Kasi Penkum Kejati NTT, Raka Putra Dharma, SH.,MH., yang dikonfirmasi media ini, Selasa (30/4/2024), mengatakan, upaya kasasi dilakukan setelah JPU menyatakan menolak putusan hakim.

“Karena putusannya bebas, maka JPU langsung lakukan upaya hukum kasasi,” kata Raka.

Menurut Raka, JPU menilai pertimbangan hakim dalam putusannya telah mengesampingkan fakta persidangan, baik itu alat bukti keterangan saksi, keterangan ahli, surat, yang dihadirkan JPU.

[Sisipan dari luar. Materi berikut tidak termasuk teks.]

+    if (COOP && coop) {
+        const int pairs = pairsDiff + pairsSpec;
+        const int chunk = coopHook > 0 ? min(coopHook, hf::MAX_PAIRS) : hf::MAX_PAIRS;
+        for (int base = 0; base < pairs; base += chunk) {
+            const int n = min(chunk, pairs - base);
+            const int nDiff = min(max(pairsDiff - base, 0), n);
+            const bool ownsDiff = youngDiff && pairDiff >= base && pairDiff < base + n, ownsSpec = youngSpec && pairSpec >= base && pairSpec < base + n;
+            if (DIFF && ownsDiff) {
+                const Own o = loadOwn();
+                s_Rec[pairDiff - base] = MakeHfTapParams<false>(c, makePixel(o), preDiff, o.frameNum.x, strides(o).x);
+            }
+            if (SPEC && ownsSpec) {
+                const Own o = loadOwn();
+                s_Rec[pairSpec - base] = MakeHfTapParams<true>(c, makePixel(o), preSpec, o.frameNum.y, strides(o).y);
+            }
+            __syncthreads();
+            if (DIFF)
+                HfCoopTaps<false, DIFF, SPEC, PERF, KIND>(c, P, P.inDiff, s_Rec, 0, nDiff, (int)threadIdx.x, s_TapW, s_TapSmp);
+            if (SPEC)
+                HfCoopTaps<true, DIFF, SPEC, PERF, KIND>(c, P, P.inSpec, s_Rec, nDiff, n - nDiff, TILE_X * TILE_Y - 1 - (int)threadIdx.x, s_TapW, s_TapSmp);
+            __syncthreads();
+            if (DIFF && ownsDiff)
+                preDiff = HfCoopSum<PERF>(c, preDiff, loadOwn().frameNum.x, s_TapW, s_TapSmp, pairDiff - base);
+            if (SPEC && ownsSpec)
+                preSpec = HfCoopSum<PERF>(c, preSpec, loadOwn().frameNum.y, s_TapW, s_TapSmp, pairSpec - base);
+        }
+        if (!denoised)
+            return;
+        own = loadOwn();
+    }
+    const HfPixel s = makePixel(own);
+    const float2 frameNum = own.frameNum;
+    const float2 stride = strides(own);
+    const float strideDiff = stride.x, strideSpec = stride.y;
 
     if (DIFF) {
         float4 diffSh = F4(0.0f);
         if (SH)
             diffSh = LoadRGBA16F(P.inDiffSh, px, py);
-        S diff = HistoryFixSignal<false, DIFF, SPEC, PERF, KIND, SH>(c, P, s, preDiff, frameNum.x, stride.x, P.inDiff, P.inDiffFast, P.outDiffFast, s_DiffLuma, diffSh, P.inDiffSh);
+        S diff = HistoryFixSignal<false, DIFF, SPEC, PERF, KIND, SH>(c, P, s, preDiff, frameNum.x, strideDiff, coop, P.inDiff, P.inDiffFast, P.outDiffFast, s_DiffLuma, diffSh, P.inDiffSh);
         Sig::Store(P.outDiff, px, py, diff);
         if (SH)
             StoreRGBA16F(P.outDiffSh, px, py, diffSh);
@@ -313,7 +501,7 @@
         float4 specSh = F4(0.0f);
         if (SH)
             specSh = LoadRGBA16F(P.inSpecSh, px, py);
-        S spec = HistoryFixSignal<true, DIFF, SPEC, PERF, KIND, SH>(c, P, s, preSpec, frameNum.y, stride.y, P.inSpec, P.inSpecFast, P.outSpecFast, s_SpecLuma, specSh, P.inSpecSh);
+        S spec = HistoryFixSignal<true, DIFF, SPEC, PERF, KIND, SH>(c, P, s, preSpec, frameNum.y, strideSpec, coop, P.inSpec, P.inSpecFast, P.outSpecFast, s_SpecLuma, specSh, P.inSpecSh);
         Sig::Store(P.outSpec, px, py, spec);
         if (SH)
             StoreRGBA16F(P.outSpecSh, px, py, specSh);
@@ -348,7 +536,11 @@
     if (k != a.planesNum)
         return "REBLUR history fix: unexpected resource count";
     RowGrid g = GridForRows(c.gRectSizeMinusOne.x + 1, c.gRectSizeMinusOne.y + 1, TILE_X, TILE_Y, a.rowBegin, a.rowEnd);
-    LaunchPass(a, (ReblurHistoryFixKernel<DIFF, SPEC, PERF, KIND, SH>), g.grid, dim3(TILE_X * TILE_Y), c, P, MakeRowRange(g));
+    static const char* coopEnv = getenv("NRD_HIP_HF_COOP");
+    int coopHook = -1;
+    if (coopEnv && (sscanf(coopEnv, "%d", &coopHook) != 1 || coopHook < 0))
+        coopHook = -1;
+    LaunchPass(a, (ReblurHistoryFixKernel<DIFF, SPEC, PERF, KIND, SH>), g.grid, dim3(TILE_X * TILE_Y), c, P, MakeRowRange(g), coopHook);
     return nullptr;
 }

“Pertimbangan hakim dalam putusan justeru di luar dari fakta sidang. Bagaimana bisa, majelis hakim mempertimbangkan suatu fakta hukum di luar daripada apa yang tertungkap dalam persidangan. Ada banyak pertimbangan hakim yang mengesampingkan fakta persidangan, dan semuanya sudah diuraikan secara lengkap dalam memori kasasi,” ungkap Raka.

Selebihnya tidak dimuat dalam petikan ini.